Brief
One line at a time, check the entries below for the word "keep", and copy each line that has it.

Collected data entries
========================================================================

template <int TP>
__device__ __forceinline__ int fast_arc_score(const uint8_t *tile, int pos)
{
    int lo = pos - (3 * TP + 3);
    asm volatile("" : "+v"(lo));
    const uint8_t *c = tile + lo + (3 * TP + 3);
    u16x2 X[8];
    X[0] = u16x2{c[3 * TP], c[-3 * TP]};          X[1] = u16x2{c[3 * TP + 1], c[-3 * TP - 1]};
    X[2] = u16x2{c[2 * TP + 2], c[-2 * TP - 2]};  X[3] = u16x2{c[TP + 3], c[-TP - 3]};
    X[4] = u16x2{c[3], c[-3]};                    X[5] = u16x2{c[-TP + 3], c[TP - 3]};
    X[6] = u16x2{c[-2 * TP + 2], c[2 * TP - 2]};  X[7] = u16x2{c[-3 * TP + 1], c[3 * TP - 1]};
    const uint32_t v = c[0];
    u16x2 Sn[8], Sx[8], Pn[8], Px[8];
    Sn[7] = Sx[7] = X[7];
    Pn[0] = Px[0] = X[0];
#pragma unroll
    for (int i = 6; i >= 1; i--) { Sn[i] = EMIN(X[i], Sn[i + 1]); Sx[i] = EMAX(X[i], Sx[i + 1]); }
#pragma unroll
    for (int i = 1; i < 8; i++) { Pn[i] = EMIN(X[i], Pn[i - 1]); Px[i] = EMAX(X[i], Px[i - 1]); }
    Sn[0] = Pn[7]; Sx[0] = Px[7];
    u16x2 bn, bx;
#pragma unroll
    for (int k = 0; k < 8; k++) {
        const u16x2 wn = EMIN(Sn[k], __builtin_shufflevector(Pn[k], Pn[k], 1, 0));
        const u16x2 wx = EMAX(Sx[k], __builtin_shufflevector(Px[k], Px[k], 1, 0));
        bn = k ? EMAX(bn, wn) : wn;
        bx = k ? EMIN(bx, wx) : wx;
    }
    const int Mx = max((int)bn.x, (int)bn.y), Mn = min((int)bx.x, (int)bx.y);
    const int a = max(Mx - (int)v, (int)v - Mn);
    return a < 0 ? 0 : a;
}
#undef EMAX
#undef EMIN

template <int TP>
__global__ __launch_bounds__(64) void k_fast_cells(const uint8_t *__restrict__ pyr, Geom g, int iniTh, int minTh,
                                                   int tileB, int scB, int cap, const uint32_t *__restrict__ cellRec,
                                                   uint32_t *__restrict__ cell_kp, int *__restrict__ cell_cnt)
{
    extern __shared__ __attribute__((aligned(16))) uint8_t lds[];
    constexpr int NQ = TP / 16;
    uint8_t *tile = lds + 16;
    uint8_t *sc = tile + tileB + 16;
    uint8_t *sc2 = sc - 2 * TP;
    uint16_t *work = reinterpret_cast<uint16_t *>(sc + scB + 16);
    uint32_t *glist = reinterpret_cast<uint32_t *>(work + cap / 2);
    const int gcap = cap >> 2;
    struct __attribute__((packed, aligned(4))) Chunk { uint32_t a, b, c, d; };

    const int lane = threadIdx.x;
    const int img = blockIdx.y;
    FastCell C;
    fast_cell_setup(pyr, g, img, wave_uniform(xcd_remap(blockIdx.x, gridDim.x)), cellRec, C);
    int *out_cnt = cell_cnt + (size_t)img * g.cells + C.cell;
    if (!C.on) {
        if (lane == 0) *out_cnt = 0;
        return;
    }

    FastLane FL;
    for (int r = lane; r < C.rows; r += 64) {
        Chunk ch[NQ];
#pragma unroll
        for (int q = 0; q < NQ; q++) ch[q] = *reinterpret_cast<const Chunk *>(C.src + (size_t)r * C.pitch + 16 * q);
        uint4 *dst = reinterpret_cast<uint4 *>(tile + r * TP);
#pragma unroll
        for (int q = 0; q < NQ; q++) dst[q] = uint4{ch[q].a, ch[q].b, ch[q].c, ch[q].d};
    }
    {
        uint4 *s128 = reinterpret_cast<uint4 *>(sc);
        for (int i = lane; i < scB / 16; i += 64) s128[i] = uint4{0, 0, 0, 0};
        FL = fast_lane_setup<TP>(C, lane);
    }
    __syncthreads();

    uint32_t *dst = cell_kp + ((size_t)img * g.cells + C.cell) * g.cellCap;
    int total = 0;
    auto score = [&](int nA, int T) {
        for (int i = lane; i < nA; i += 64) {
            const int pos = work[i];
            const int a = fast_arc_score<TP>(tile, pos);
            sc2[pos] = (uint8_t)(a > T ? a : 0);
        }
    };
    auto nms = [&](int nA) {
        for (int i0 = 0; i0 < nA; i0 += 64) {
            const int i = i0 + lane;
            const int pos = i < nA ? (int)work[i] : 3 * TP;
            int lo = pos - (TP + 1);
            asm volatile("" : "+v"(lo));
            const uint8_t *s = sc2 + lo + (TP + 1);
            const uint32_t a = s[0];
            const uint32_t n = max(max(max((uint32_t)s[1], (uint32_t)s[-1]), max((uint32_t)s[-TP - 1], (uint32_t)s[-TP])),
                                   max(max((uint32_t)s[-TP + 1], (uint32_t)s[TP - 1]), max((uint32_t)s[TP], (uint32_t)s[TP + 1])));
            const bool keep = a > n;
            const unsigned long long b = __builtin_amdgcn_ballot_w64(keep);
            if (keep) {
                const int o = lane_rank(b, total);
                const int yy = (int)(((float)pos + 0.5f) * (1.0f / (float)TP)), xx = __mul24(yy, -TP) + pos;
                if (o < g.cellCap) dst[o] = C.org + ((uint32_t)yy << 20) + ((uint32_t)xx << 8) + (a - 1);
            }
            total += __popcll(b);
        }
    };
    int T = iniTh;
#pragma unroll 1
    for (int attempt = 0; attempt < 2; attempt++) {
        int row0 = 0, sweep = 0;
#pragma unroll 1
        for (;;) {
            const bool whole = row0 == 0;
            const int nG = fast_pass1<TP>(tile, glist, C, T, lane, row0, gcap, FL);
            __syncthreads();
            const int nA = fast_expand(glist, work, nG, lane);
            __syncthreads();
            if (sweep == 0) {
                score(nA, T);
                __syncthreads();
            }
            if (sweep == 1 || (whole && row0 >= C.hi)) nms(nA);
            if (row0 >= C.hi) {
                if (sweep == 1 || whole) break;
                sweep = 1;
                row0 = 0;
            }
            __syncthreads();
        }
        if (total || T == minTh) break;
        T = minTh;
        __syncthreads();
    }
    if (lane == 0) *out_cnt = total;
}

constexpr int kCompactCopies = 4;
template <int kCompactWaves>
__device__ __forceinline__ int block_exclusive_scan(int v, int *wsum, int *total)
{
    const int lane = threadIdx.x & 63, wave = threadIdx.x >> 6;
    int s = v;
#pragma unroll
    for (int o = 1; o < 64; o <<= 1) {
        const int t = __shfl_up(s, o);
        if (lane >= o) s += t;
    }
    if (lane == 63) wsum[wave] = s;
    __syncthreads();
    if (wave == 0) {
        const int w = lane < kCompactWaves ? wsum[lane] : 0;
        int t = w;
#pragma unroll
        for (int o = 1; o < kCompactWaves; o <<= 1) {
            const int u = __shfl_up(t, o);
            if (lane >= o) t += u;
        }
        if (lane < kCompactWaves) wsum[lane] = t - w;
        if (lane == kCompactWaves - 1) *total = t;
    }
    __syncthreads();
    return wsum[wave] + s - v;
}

========================================================================

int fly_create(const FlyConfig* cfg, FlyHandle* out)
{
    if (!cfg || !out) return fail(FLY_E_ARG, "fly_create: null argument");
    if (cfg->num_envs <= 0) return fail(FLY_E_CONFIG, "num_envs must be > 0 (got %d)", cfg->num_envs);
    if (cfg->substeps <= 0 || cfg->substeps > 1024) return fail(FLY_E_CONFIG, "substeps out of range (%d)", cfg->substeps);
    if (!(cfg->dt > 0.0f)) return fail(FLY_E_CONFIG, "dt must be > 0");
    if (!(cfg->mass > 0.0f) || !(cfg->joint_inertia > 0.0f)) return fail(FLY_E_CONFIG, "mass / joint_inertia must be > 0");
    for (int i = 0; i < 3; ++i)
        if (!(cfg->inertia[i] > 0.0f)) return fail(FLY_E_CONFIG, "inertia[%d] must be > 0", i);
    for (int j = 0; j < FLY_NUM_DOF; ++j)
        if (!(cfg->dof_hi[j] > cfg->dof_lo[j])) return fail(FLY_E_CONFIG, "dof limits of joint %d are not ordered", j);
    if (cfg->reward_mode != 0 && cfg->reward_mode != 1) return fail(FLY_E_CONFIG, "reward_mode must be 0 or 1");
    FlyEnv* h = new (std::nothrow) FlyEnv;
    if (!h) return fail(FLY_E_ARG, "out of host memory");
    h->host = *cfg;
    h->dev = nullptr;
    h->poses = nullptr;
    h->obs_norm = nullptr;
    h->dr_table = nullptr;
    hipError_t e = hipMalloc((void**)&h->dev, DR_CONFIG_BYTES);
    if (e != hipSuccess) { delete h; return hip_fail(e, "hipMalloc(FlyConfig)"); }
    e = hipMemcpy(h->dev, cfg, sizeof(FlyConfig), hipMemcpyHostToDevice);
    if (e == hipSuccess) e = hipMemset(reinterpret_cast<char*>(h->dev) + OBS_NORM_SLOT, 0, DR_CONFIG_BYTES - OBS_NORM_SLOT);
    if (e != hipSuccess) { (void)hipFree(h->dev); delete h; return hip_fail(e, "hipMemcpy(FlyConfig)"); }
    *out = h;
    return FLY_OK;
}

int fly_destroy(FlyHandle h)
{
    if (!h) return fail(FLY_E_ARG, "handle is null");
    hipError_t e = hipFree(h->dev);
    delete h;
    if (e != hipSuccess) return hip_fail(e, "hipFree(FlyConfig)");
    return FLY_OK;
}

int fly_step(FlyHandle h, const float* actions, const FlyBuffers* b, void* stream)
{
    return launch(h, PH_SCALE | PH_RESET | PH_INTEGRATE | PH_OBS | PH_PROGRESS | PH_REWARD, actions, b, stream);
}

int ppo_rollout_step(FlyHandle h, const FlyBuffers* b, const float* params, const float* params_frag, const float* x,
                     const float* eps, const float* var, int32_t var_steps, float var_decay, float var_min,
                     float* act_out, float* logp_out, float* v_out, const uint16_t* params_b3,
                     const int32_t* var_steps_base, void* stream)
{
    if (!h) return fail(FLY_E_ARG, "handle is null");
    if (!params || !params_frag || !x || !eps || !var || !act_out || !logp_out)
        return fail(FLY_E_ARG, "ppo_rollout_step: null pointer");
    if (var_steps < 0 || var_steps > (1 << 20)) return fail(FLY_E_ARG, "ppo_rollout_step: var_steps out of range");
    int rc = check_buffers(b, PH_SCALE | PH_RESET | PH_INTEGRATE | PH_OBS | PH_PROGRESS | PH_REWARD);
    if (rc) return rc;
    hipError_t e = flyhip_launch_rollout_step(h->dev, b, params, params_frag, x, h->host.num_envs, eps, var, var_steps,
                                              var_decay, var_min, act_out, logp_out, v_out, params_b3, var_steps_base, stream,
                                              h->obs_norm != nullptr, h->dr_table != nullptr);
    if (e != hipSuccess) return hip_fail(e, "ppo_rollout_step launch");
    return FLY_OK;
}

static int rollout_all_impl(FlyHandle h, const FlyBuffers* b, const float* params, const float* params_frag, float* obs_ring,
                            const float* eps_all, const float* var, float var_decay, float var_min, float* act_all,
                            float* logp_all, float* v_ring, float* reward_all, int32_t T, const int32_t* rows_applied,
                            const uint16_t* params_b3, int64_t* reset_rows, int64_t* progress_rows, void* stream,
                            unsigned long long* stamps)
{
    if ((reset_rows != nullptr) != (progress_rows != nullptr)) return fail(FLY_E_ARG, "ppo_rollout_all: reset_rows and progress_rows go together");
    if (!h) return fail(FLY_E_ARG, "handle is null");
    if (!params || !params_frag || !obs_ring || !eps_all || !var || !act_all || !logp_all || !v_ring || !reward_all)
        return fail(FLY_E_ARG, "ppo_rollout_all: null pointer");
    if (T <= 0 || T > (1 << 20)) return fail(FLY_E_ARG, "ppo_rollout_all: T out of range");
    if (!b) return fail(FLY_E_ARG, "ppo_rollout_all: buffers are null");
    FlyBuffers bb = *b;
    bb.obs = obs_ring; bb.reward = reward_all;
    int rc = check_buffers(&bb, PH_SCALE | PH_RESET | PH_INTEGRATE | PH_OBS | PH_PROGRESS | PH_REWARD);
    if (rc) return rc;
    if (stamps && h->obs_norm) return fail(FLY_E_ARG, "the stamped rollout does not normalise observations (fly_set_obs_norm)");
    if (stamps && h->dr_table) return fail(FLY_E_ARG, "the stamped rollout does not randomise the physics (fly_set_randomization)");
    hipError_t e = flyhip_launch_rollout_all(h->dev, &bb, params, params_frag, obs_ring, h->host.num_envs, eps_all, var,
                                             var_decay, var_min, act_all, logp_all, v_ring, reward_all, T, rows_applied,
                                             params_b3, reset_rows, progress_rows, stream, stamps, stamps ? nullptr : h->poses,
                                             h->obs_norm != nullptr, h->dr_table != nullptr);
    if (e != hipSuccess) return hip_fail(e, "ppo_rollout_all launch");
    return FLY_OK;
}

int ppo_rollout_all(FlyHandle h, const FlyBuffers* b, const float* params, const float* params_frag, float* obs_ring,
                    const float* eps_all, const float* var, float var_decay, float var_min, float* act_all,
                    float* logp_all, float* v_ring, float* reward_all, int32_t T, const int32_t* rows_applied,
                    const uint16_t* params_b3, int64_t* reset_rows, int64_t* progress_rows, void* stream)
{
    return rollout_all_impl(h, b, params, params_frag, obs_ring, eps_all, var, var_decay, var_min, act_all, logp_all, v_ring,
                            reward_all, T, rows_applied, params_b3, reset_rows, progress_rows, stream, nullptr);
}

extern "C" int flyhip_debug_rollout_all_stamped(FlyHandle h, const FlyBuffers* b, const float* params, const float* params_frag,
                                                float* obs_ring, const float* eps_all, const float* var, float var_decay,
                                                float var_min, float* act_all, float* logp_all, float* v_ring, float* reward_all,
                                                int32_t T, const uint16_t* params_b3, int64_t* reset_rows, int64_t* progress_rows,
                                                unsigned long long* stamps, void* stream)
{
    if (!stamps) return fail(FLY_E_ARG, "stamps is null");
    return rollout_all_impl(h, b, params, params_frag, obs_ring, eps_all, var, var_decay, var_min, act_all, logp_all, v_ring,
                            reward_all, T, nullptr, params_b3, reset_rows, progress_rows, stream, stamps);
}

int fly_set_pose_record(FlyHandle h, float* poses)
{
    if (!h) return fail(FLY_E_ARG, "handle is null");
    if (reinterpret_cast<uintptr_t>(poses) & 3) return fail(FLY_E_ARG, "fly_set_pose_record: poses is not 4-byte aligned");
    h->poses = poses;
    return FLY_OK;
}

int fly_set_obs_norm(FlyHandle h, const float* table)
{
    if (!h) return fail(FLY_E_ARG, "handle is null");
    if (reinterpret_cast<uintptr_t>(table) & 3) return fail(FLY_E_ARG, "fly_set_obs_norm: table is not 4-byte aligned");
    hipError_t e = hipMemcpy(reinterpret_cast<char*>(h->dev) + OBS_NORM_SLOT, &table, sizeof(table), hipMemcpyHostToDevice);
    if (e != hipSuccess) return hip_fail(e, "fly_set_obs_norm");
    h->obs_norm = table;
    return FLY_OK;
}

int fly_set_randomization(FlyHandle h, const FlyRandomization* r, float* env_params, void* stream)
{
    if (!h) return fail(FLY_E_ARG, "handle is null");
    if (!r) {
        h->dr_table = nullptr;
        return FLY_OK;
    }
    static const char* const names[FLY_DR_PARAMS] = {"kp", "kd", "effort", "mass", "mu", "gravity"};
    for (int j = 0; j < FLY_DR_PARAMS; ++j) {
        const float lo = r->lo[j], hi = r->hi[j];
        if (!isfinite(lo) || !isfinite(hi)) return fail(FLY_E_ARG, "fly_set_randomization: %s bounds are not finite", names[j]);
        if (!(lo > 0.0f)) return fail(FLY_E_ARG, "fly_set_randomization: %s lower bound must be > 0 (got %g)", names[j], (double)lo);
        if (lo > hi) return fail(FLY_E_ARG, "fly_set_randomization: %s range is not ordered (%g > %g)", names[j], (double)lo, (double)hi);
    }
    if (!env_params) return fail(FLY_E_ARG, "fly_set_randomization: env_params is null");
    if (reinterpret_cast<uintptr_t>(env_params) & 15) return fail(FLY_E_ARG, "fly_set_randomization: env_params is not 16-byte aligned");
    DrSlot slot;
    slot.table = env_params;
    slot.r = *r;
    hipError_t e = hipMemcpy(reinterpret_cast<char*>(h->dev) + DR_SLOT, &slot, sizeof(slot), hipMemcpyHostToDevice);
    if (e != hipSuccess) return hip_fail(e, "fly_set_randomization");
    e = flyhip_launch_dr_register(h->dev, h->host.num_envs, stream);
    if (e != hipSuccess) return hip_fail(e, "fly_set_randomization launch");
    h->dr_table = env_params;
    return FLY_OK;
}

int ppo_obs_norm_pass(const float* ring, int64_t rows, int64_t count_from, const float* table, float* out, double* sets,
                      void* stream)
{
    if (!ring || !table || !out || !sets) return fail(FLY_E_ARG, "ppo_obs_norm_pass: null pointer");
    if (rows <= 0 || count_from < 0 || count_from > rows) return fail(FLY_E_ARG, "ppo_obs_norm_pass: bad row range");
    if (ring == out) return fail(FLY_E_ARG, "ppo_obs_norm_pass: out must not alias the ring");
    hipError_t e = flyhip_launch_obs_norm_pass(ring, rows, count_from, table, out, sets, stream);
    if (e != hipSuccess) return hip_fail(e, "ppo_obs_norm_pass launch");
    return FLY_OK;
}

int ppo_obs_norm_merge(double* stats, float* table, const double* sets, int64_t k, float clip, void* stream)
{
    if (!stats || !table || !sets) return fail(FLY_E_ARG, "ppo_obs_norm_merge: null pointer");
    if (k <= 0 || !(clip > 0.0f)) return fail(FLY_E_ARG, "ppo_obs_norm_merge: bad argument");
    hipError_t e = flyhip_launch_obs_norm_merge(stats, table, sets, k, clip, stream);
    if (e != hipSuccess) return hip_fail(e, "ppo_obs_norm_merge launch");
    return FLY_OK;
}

========================================================================

Response to this exercise
            const bool keep = a > n;
            const unsigned long long b = __builtin_amdgcn_ballot_w64(keep);
            if (keep) {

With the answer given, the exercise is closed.